GraphNav GPS Viewer

This is an example program for opening, parsing, and viewing a GraphNav map on Open Street Maps in the browser. This example may be used with GraphNav maps generated using Autowalk or the command line interface to GraphNav.

Setup Dependencies

This example requires Numpy, and requires python 3. Using pip, these dependencies can be installed using:

python3 -m pip install -r requirements.txt

Running the Example

  1. Record a map using AutoWalk or the Command Line Interface. (If using Autowalk, transfer the map from Documents/bosdyn/autowalk/your_map.walk to your local machine using a USB cable). The map should be a directory of the form:

- /your_map.walk
    + graph
    - waypoint_snapshots
    - edge_snapshots

Your robot must have a GPS payload attached. To record a map using GPS coordinates, pass in the -g argument to the command line interface. The tablet should automatically record maps that have GPS coordinates.

  1. Run the program.

python3 -m view_gps <path_to_your_map_directory>
  1. Open a web browser and navigate to http://localhost:8080.
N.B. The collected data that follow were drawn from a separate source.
# Julia-Tempering/Pigeons.jl

Hardware: AMD Instinct MI355X
Metric: replica-steps/sec (explore+swap), toy_mvn d=1024, n_chains=1024; round-trip rate (higher is better)
Workload: dtype f64

## Files before the change

### pigeons.jl_amd/csrc/pte_slice8.hpp

```cpp
#pragma once
#include "pte_slice7.hpp"

namespace pte {

#ifndef PTE_S8_BD
#define PTE_S8_BD 3
#endif
#ifndef PTE_S8_BS
#define PTE_S8_BS 9
#endif
constexpr int S8_BD = PTE_S8_BD;
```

You should see an image similar to the one found in the data directory: data/gps_screenshot.png. The blue lines represent the raw GPS data where the robot traveled while recording the map. The red lines represent our best guess of where the waypoints were in the Earth’s reference frame, given the raw data and other details. Note that you must be connected to the internet to see these data.

If you do not see red lines, this means no annotated GPS data exists. To create these annotations, you may run anchoring optimization (see the graph_nav_anchoring_optimization example), or use recording command line service to optimize the map and re-download it.

Understanding the Example

The example begins by loading the waypoints and snapshots from the map.
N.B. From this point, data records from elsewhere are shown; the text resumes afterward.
_G = POINTER(ConvGeom)
_SD = POINTER(SegLossDesc)
_SDD = POINTER(SurfaceDistDesc)
_CCD = POINTER(ConnCompDesc)
_RSD = POINTER(ResampleDesc)
_AGD = POINTER(AugmentDesc)
_PPD = POINTER(PrepDesc)
_ZMD = POINTER(Zoom2dDesc)
_OPD = POINTER(OptimDesc)
_PTRS, _I64S = POINTER(c_void_p), POINTER(c_int64)
SIGNATURES = {
    "dlka_abi_version": (c_int, []),
    "dlka_status_string": (c_char_p, [c_int]),
    "dlka_conv_out_size": (c_int, [c_int] * 5),
    "dlka_deform_conv3d_forward_workspace": (c_size_t, [_G, c_int]),
    "dlka_deform_conv3d_forward": (c_int, [c_void_p] * 6 + [c_size_t, _G, c_int, c_void_p]),
    "dlka_deform_conv3d_backward_workspace": (c_size_t, [_G, c_int]),
    "dlka_deform_conv3d_backward": (c_int, [c_void_p] * 9 + [c_size_t, _G, c_int, c_void_p]),
    "dlka_deform_conv3d_sample_index": (c_int, [c_void_p] * 3 + [_G, c_int, c_void_p]),
    "dlka_deform_conv3d_sample_index_path": (c_int, [c_void_p] * 3 + [_G, c_int, c_int, c_void_p]),
    "dlka_deform_conv2d_forward_workspace": (c_size_t, [_G, c_int]),
    "dlka_deform_conv2d_forward": (c_int, [c_void_p] * 6 + [c_size_t, _G, c_int, c_void_p]),
    "dlka_deform_conv2d_backward_workspace": (c_size_t, [_G, c_int]),
    "dlka_deform_conv2d_backward": (c_int, [c_void_p] * 9 + [c_size_t, _G, c_int, c_void_p]),
    "dlka_conv3d_forward_workspace": (c_size_t, [_G, c_int]),
    "dlka_conv3d_forward": (c_int, [c_void_p] * 5 + [c_size_t, _G, c_int, c_void_p]),
    "dlka_conv3d_backward_workspace": (c_size_t, [_G, c_int]),
    "dlka_conv3d_backward": (c_int, [c_void_p] * 7 + [c_size_t, _G, c_int, c_void_p]),
    "dlka_gelu_forward": (c_int, [c_void_p, c_void_p, c_int64, c_int, c_void_p]),
    "dlka_gelu_backward": (c_int, [c_void_p] * 3 + [c_int64, c_int, c_void_p]),
    "dlka_mul_forward": (c_int, [c_void_p] * 3 + [c_int64, c_int, c_void_p]),
    "dlka_mul_backward": (c_int, [c_void_p] * 5 + [c_int64, c_int, c_void_p]),
    "dlka_add_forward": (c_int, [c_void_p] * 3 + [c_int64, c_int, c_void_p]),
    "dlka_lka3d_saved_bytes": (c_size_t, [c_int] * 6),
    "dlka_lka3d_workspace_bytes": (c_size_t, [c_int] * 6),
    "dlka_lka3d_attention_forward": (c_int, [c_void_p, POINTER(Lka3dPtrs), c_void_p, c_void_p, c_size_t, c_void_p, c_size_t]
                                     + [c_int] * 6 + [c_void_p]),
    "dlka_lka3d_attention_backward": (c_int, [c_void_p, POINTER(Lka3dPtrs), c_void_p, c_void_p, c_size_t, c_void_p,
                                              POINTER(Lka3dPtrs), c_void_p, c_size_t] + [c_int] * 6 + [c_void_p]),
    "dlka_lka2d_saved_bytes": (c_size_t, [c_int] * 5),
    "dlka_lka2d_workspace_bytes": (c_size_t, [c_int] * 5),
    "dlka_lka2d_attention_forward": (c_int, [c_void_p, POINTER(Lka2dPtrs), c_void_p, c_void_p, c_size_t, c_void_p, c_size_t]
                                     + [c_int] * 5 + [c_void_p]),
    "dlka_lka2d_attention_backward": (c_int, [c_void_p, POINTER(Lka2dPtrs), c_void_p, c_void_p, c_size_t, c_void_p,
                                              POINTER(Lka2dPtrs), c_void_p, c_size_t] + [c_int] * 5 + [c_void_p]),
    "dlka_lka2d_force_general": (c_int, [c_int]),
    "dlka_lka2d_saved_offsets": (c_int, [c_int] * 5 + [POINTER(c_size_t), POINTER(c_int)]),
    "dlka_conv3d_cl_workspace": (c_size_t, [_G, c_int, c_int]),
    "dlka_conv3d_forward_cl": (c_int, [c_void_p] * 4 + [c_int, c_void_p, c_size_t, _G, c_int, c_void_p]),
    "dlka_conv3d_backward_cl": (c_int, [c_void_p] * 3 + [c_int] + [c_void_p] * 4 + [c_size_t, _G, c_int, c_void_p]),
    "dlka_deform_conv3d_cl_workspace": (c_size_t, [_G, c_int, c_int]),
    "dlka_deform_conv3d_forward_cl": (c_int, [c_void_p] * 6 + [c_size_t, _G, c_int, c_void_p]),
    "dlka_deform_conv3d_backward_cl": (c_int, [c_void_p] * 9 + [c_size_t, _G, c_int, c_void_p]),
    "dlka_ncdhw_to_ndhwc": (c_int, [c_void_p, c_void_p, c_int, c_int, c_int, c_int, c_void_p]),
    "dlka_ndhwc_to_ncdhw": (c_int, [c_void_p, c_void_p, c_int, c_int, c_int, c_int, c_void_p]),
    "dlka_lka3d_tokens_supported": (c_int, [c_int] * 6),
    "dlka_lka3d_tokens_saved_bytes": (c_size_t, [c_int] * 6),
    "dlka_lka3d_tokens_workspace_bytes": (c_size_t, [c_int] * 6),
    "dlka_lka3d_attention_tokens_forward": (c_int, [c_void_p, POINTER(Lka3dPtrs), c_void_p, c_void_p, c_size_t, c_void_p, c_size_t]
                                            + [c_int] * 6 + [c_void_p]),
    "dlka_lka3d_attention_tokens_forward_prepared": (c_int, [c_void_p, POINTER(Lka3dPtrs), c_void_p, c_void_p, c_size_t, c_void_p, c_size_t]
                                                     + [c_int] * 6 + [c_void_p]),
    "dlka_lka3d_tokens_prepare_plan_bytes": (c_size_t, [c_int]),
    "dlka_lka3d_tokens_prepare_plan": (c_int, [c_int, POINTER(Lka3dPtrs), POINTER(c_void_p), POINTER(c_size_t), POINTER(c_int), c_int, c_void_p, c_size_t]),
    "dlka_lka3d_tokens_prepare_run": (c_int, [c_void_p, c_void_p, c_int, c_void_p]),
    "dlka_lka3d_tokens_prepare_run_range": (c_int, [c_void_p, c_void_p, c_int, c_int, c_int, c_void_p]),
    "dlka_lka3d_tokens_partials_bytes_v": (c_size_t, [c_int] * 7),
    "dlka_wgrad_finalize_plan_bytes": (c_size_t, [c_int]),
    "dlka_wgrad_finalize_plan_init": (c_int, [c_void_p, c_size_t, c_int]),
    "dlka_lka3d_attention_tokens_backward_deferred_v": (c_int, [c_void_p, POINTER(Lka3dPtrs), c_void_p, c_void_p, c_size_t, c_void_p,
                                                               POINTER(Lka3dPtrs), c_void_p, c_size_t, c_void_p, c_size_t, c_void_p, c_int,
                                                               c_int, c_int, c_int, c_int, c_int, c_int, c_int, c_void_p]),
    "dlka_lka3d_attention_tokens_backward_phase_v": (c_int, [c_void_p, POINTER(Lka3dPtrs), c_void_p, c_void_p, c_size_t, c_void_p,
                                                            POINTER(Lka3dPtrs), c_void_p, c_size_t, c_void_p, c_size_t, c_void_p, c_int, c_int,
                                                            c_int, c_int, c_int, c_int, c_int, c_int, c_int, c_void_p]),
    "dlka_wgrad_finalize_plan_seal": (c_int, [c_void_p]),
    "dlka_wgrad_finalize_run_slot": (c_int, [c_void_p, c_int, c_void_p]),
    "dlka_wgrad_finalize_run": (c_int, [c_void_p, c_void_p, c_int, c_int, c_void_p]),
    "dlka_lka3d_attention_tokens_backward": (c_int, [c_void_p, POINTER(Lka3dPtrs), c_void_p, c_void_p, c_size_t, c_void_p,
                                                     POINTER(Lka3dPtrs), c_void_p, c_size_t] + [c_int] * 6 + [c_void_p]),
    "dlka_layernorm_tokens_forward": (c_int, [c_void_p, c_int] + [c_void_p] * 6 + [c_int] * 3 + [ctypes.c_float, c_int, c_void_p]),
    "dlka_layernorm_tokens_backward": (c_int, [c_void_p] * 9 + [c_int] * 4 + [c_void_p]),
    "dlka_scale_residual_forward": (c_int, [c_void_p] * 4 + [c_int64, c_int, c_int, c_void_p]),
    "dlka_scale_residual_backward": (c_int, [c_void_p] * 5 + [c_int64, c_int, c_int, c_void_p]),
    "dlka_batchnorm_cl_forward": (c_int, [c_void_p] * 5 + [c_int] + [c_void_p] * 2 + [c_int64, c_int, ctypes.c_float, ctypes.c_float, c_int, c_void_p]),
    "dlka_batchnorm_cl_backward": (c_int, [c_void_p] * 5 + [c_int] + [c_void_p] * 5 + [c_int64, c_int, ctypes.c_float, c_int, c_void_p]),
    "dlka_channel_scale": (c_int, [c_void_p] * 3 + [c_int, c_int64, c_int, c_int, c_void_p]),
    "dlka_batchnorm_planar_forward": (c_int, [c_void_p] * 6 + [c_int, c_int, c_int64, ctypes.c_float, c_void_p]),
    "dlka_batchnorm_planar_backward": (c_int, [c_void_p] * 8 + [c_int, c_int, c_int64, c_void_p]),
    "dlka_pointwise_planar_forward": (c_int, [c_void_p] * 4 + [c_int, c_int, c_int, c_int64, c_void_p]),
    "dlka_pointwise_planar_backward": (c_int, [c_void_p] * 6 + [c_int, c_int, c_int, c_int64, c_void_p]),
    "dlka_tblock3d_supported": (c_int, [c_int] * 6),
    "dlka_tblock3d_saved_bytes": (c_size_t, [c_int] * 6),
    "dlka_tblock3d_workspace_bytes": (c_size_t, [c_int] * 6),
    "dlka_tblock3d_forward": (c_int, [c_void_p, c_int, POINTER(TBlock3dPtrs), POINTER(Lka3dPtrs), c_void_p, c_int, c_void_p, c_void_p, c_void_p, c_size_t,
                                      c_void_p, c_size_t] + [c_int] * 5 + [ctypes.c_float, ctypes.c_float, c_int, c_void_p]),
    "dlka_tblock3d_backward": (c_int, [POINTER(TBlock3dPtrs), POINTER(Lka3dPtrs), c_void_p, c_int, c_void_p, c_void_p, c_void_p, c_size_t, c_void_p,
                                       POINTER(TBlock3dPtrs), POINTER(Lka3dPtrs), c_void_p, c_size_t] + [c_int] * 6 + [c_void_p]),
    "dlka_deform_conv2d_sample_index_path": (c_int, [c_void_p] * 3 + [_G, c_int, c_int, c_void_p]),
    "dlka_deform_dwconv2d_cl_workspace": (c_size_t, [_G, c_int, c_int]),
    "dlka_deform_dwconv2d_forward_cl": (c_int, [c_void_p] * 5 + [c_size_t, _G, c_int, c_void_p]),
    "dlka_deform_dwconv2d_backward_cl": (c_int, [c_void_p] * 8 + [c_size_t, _G, c_int, c_void_p]),
    "dlka_lka3d_force_wgrad_gather": (c_int, [c_int]),
    "dlka_fork_stats": (c_int, [c_int, POINTER(ctypes.c_int64), POINTER(ctypes.c_int64)]),
    "dlka_env_refresh": (None, []),
    "dlka_dwconv_lds_launch_count": (ctypes.c_long, []),
    "dlka_conv_brick_launch_count": (ctypes.c_long, []),
    "dlka_dwpair_launch_count": (ctypes.c_long, []),
    "dlka_pw_chain_launch_count": (ctypes.c_long, []),
    "dlka_dwconv_2p_launch_count": (ctypes.c_long, []),
    "dlka_conv_kw_launch_count": (ctypes.c_long, []),
    "dlka_conv_kw_applies": (c_int, [c_int] * 8),
    "dlka_lka3d_tokens_supported_v": (c_int, [c_int] * 7),
    "dlka_lka3d_tokens_saved_bytes_v": (c_size_t, [c_int] * 7),
    "dlka_lka3d_tokens_workspace_bytes_v": (c_size_t, [c_int] * 7),
    "dlka_lka3d_attention_tokens_forward_v": (c_int, [c_void_p, POINTER(Lka3dPtrs), c_void_p, c_void_p, c_size_t, c_void_p, c_size_t]
                                              + [c_int] * 7 + [c_void_p]),
    "dlka_lka3d_attention_tokens_backward_v": (c_int, [c_void_p, POINTER(Lka3dPtrs), c_void_p, c_void_p, c_size_t, c_void_p,
                                                       POINTER(Lka3dPtrs), c_void_p, c_size_t] + [c_int] * 7 + [c_void_p]),
    "dlka_lka3d_tokens_saved_offsets_v": (c_int, [c_int] * 7 + [POINTER(c_size_t)]),
    "dlka_tblock3d_saved_offsets_v": (c_int, [c_int] * 7 + [POINTER(c_size_t)]),
    "dlka_tblock3d_saved_activations_v": (c_int, [c_int] * 7 + [POINTER(c_size_t)]),
    "dlka_tblock3d_supported_v": (c_int, [c_int] * 7),
    "dlka_tblock3d_saved_bytes_v": (c_size_t, [c_int] * 7),
    "dlka_tblock3d_workspace_bytes_v": (c_size_t, [c_int] * 7),
    "dlka_tblock3d_forward_v": (c_int, [c_void_p, c_int, POINTER(TBlock3dPtrs), POINTER(Lka3dPtrs), c_void_p, c_int, c_void_p, c_void_p, c_void_p, c_size_t,
                                        c_void_p, c_size_t] + [c_int] * 5 + [ctypes.c_float, ctypes.c_float, c_int, c_int, c_void_p]),
    "dlka_tblock3d_backward_v": (c_int, [POINTER(TBlock3dPtrs), POINTER(Lka3dPtrs), c_void_p, c_int, c_void_p, c_void_p, c_void_p, c_size_t, c_void_p,
                                         POINTER(TBlock3dPtrs), POINTER(Lka3dPtrs), c_void_p, c_size_t] + [c_int] * 7 + [c_void_p]),
    "dlka_tblock3d_backward_phase_v": (c_int, [POINTER(TBlock3dPtrs), POINTER(Lka3dPtrs), c_void_p, c_int, c_void_p, c_void_p, c_void_p, c_size_t, c_void_p,
                                         POINTER(TBlock3dPtrs), POINTER(Lka3dPtrs), c_void_p, c_size_t] + [c_int] * 8 + [c_void_p]),
    "dlka_tiles_gather": (c_int, [c_void_p] + [c_int] * 4 + [POINTER(c_int), c_int, POINTER(c_int)] + [c_int] * 7 + [ctypes.c_float, c_void_p, c_void_p]),
    "dlka_tiles_blend": (c_int, [c_void_p, c_int, c_int, c_int, ctypes.c_float] + [c_void_p] * 3 + [c_int] * 3
                         + [POINTER(c_int), c_int, POINTER(c_int)] + [c_int] * 4 + [c_void_p]),
    "dlka_tiles_finalize": (c_int, [c_void_p] * 2 + [c_int] * 10 + [c_void_p] * 3),
    "dlka_tiles_launch_count": (ctypes.c_long, []),
    "dlka_seg_loss_workspace_bytes": (c_size_t, [_SD]),
    "dlka_seg_loss_forward": (c_int, [c_void_p, c_void_p, _SD, c_void_p, c_size_t] + [c_void_p] * 5),
    "dlka_seg_loss_backward": (c_int, [c_void_p, c_void_p, _SD] + [c_void_p] * 4),
    "dlka_seg_eval_counts": (c_int, [c_void_p, c_void_p, _SD, c_void_p, c_size_t, c_void_p, c_void_p]),
    "dlka_seg_loss_launch_count": (ctypes.c_long, []),
    "dlka_sd_stats_workspace_bytes": (c_size_t, [_SDD]),
    "dlka_sd_label_stats": (c_int, [c_void_p, c_void_p, _SDD, c_void_p, c_size_t, c_void_p, c_void_p]),
    "dlka_sd_distance_cells": (c_int64, [_SDD, POINTER(c_int64)]),
    "dlka_sd_distances": (c_int, [c_void_p, c_void_p, _SDD, POINTER(c_int64), c_void_p, c_size_t, c_void_p, c_int64, c_void_p]),
    "dlka_sd_launch_count": (ctypes.c_long, []),
    "dlka_cc_workspace_bytes": (c_size_t, [_CCD]),
    "dlka_cc_components": (c_int, [c_void_p, _CCD, c_void_p, c_size_t, c_void_p, c_void_p, c_void_p, c_void_p]),
    "dlka_cc_component_table": (c_int, [_CCD, c_void_p, c_size_t, c_int64, c_void_p, c_void_p, c_void_p]),
    "dlka_cc_launch_count": (ctypes.c_long, []),
    "dlka_resample_argmax": (c_int, [c_void_p, c_void_p, _RSD, c_void_p, c_void_p, c_void_p, c_void_p]),
    "dlka_resample_linear": (c_int, [c_void_p, c_void_p, _RSD, c_void_p, c_void_p, c_void_p]),
    "dlka_resample_labels": (c_int, [c_void_p, c_void_p, _RSD, c_void_p, c_void_p, c_int, c_void_p]),
    "dlka_resample_spline_eval": (c_int, [c_void_p, c_void_p, _RSD, c_void_p, c_void_p, c_void_p, c_void_p, c_int, c_void_p]),
    "dlka_resample_launch_count": (ctypes.c_long, []),
    "dlka_spline_pad": (c_int, [c_void_p, c_void_p, c_int, POINTER(c_int64), POINTER(c_int64), c_void_p]),
    "dlka_spline_prefilter": (c_int, [c_void_p, POINTER(c_int64), c_int, c_int, c_void_p]),
    "dlka_augment_spatial": (c_int, [c_void_p, c_void_p, c_void_p, _AGD, c_void_p, c_void_p, c_void_p]),
    "dlka_augment_spatial_labels": (c_int, [c_void_p, c_void_p, _AGD, c_void_p, c_void_p, c_void_p]),
    "dlka_augment_spatial2d": (c_int, [c_void_p, c_void_p, c_void_p, _AGD, c_void_p, c_void_p, c_void_p]),
    "dlka_augment_spatial2d_labels": (c_int, [c_void_p, c_void_p, _AGD, c_void_p, c_void_p, c_void_p]),
    "dlka_augment_gaussian": (c_int, [c_void_p, c_void_p, c_int, c_int64, POINTER(c_int64), c_int, c_void_p, c_void_p, c_void_p]),
    "dlka_augment_stats_workspace_bytes": (c_size_t, [c_int64, c_int64]),
    "dlka_augment_channel_stats": (c_int, [c_void_p, c_void_p, c_void_p, c_size_t, c_int, c_int64, c_int64, c_void_p]),
    "dlka_augment_pointwise": (c_int, [c_void_p, c_void_p, c_void_p, c_int, c_int64, c_int64, POINTER(c_int64)] + [c_void_p] * 5),
    "dlka_augment_launch_count": (ctypes.c_long, []),
    "dlka_prep_background": (c_int, [c_void_p, _PPD, c_void_p, c_void_p]),
    "dlka_prep_fill_workspace_bytes": (c_size_t, [_PPD]),
    "dlka_prep_fill_bbox": (c_int, [c_void_p, c_void_p, _PPD, c_void_p, c_size_t, c_void_p, c_void_p, c_void_p]),
    "dlka_prep_mask_bbox": (c_int, [c_void_p, _PPD, c_void_p, c_void_p]),
    "dlka_prep_crop": (c_int, [c_void_p, c_void_p, c_void_p, _PPD, c_void_p, c_void_p, c_void_p]),
    "dlka_prep_stats_workspace_bytes": (c_size_t, [_PPD]),
    "dlka_prep_channel_stats": (c_int, [c_void_p, c_void_p, _PPD, c_void_p, c_void_p, c_size_t, c_void_p]),
    "dlka_prep_normalize": (c_int, [c_void_p, c_void_p, _PPD, c_void_p, c_void_p, c_void_p]),
    "dlka_prep_launch_count": (ctypes.c_long, []),
    "dlka_zoom2d_spline": (c_int, [c_void_p, c_void_p, _ZMD, c_void_p, c_void_p, c_void_p]),
    "dlka_zoom2d_nearest": (c_int, [c_void_p, c_void_p, _ZMD, c_int, c_void_p, c_void_p]),
    "dlka_zoom2d_argmax": (c_int, [c_void_p, c_void_p, _ZMD, c_int, c_void_p, c_void_p]),
    "dlka_zoom2d_launch_count": (ctypes.c_long, []),
    "dlka_optim_workspace_bytes": (c_size_t, [_I64S, c_int64]),
    "dlka_optim_grad_norm": (c_int, [_PTRS, _I64S, c_int64, c_int, c_void_p, c_size_t, c_void_p, c_void_p]),
    "dlka_optim_scale": (c_int, [_PTRS, _I64S, c_int64, c_int, c_void_p, ctypes.c_float, c_void_p]),
    "dlka_optim_sgd_step": (c_int, [_PTRS, _PTRS, _PTRS, _I64S, _OPD, c_void_p, c_void_p, c_void_p]),
    "dlka_optim_launch_count": (ctypes.c_long, []),
    "dlka_trace_start": (c_int, [c_int, c_void_p]),
    "dlka_trace_mark": (c_int, [c_void_p]),
    "dlka_trace_stop": (c_int, []),
    "dlka_trace_count": (c_int, []),
    "dlka_trace_get": (c_int, [c_int, ctypes.c_char_p, c_size_t, POINTER(ctypes.c_float)]),
}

def load_map(path: str) -> tuple:

It then extracts the raw gps data from waypoint snapshots and the data from waypoint annotations, converting from Earth-Centered-Earth-Fixed to Latitude-Longitude-Height, if necessary.

def get_raw_gps_data(current_waypoint_snapshots: dict) -> list:
def get_annotated_gps_data(current_waypoints: dict) -> list:

From there, it generates a web page that displays these data.

def plot_gps_web_document(raw_gps_data_array: np.array, annotated_gps_data_array: np.array):

The web page uses the leaflet.js library to display data on an Open Street Map web page.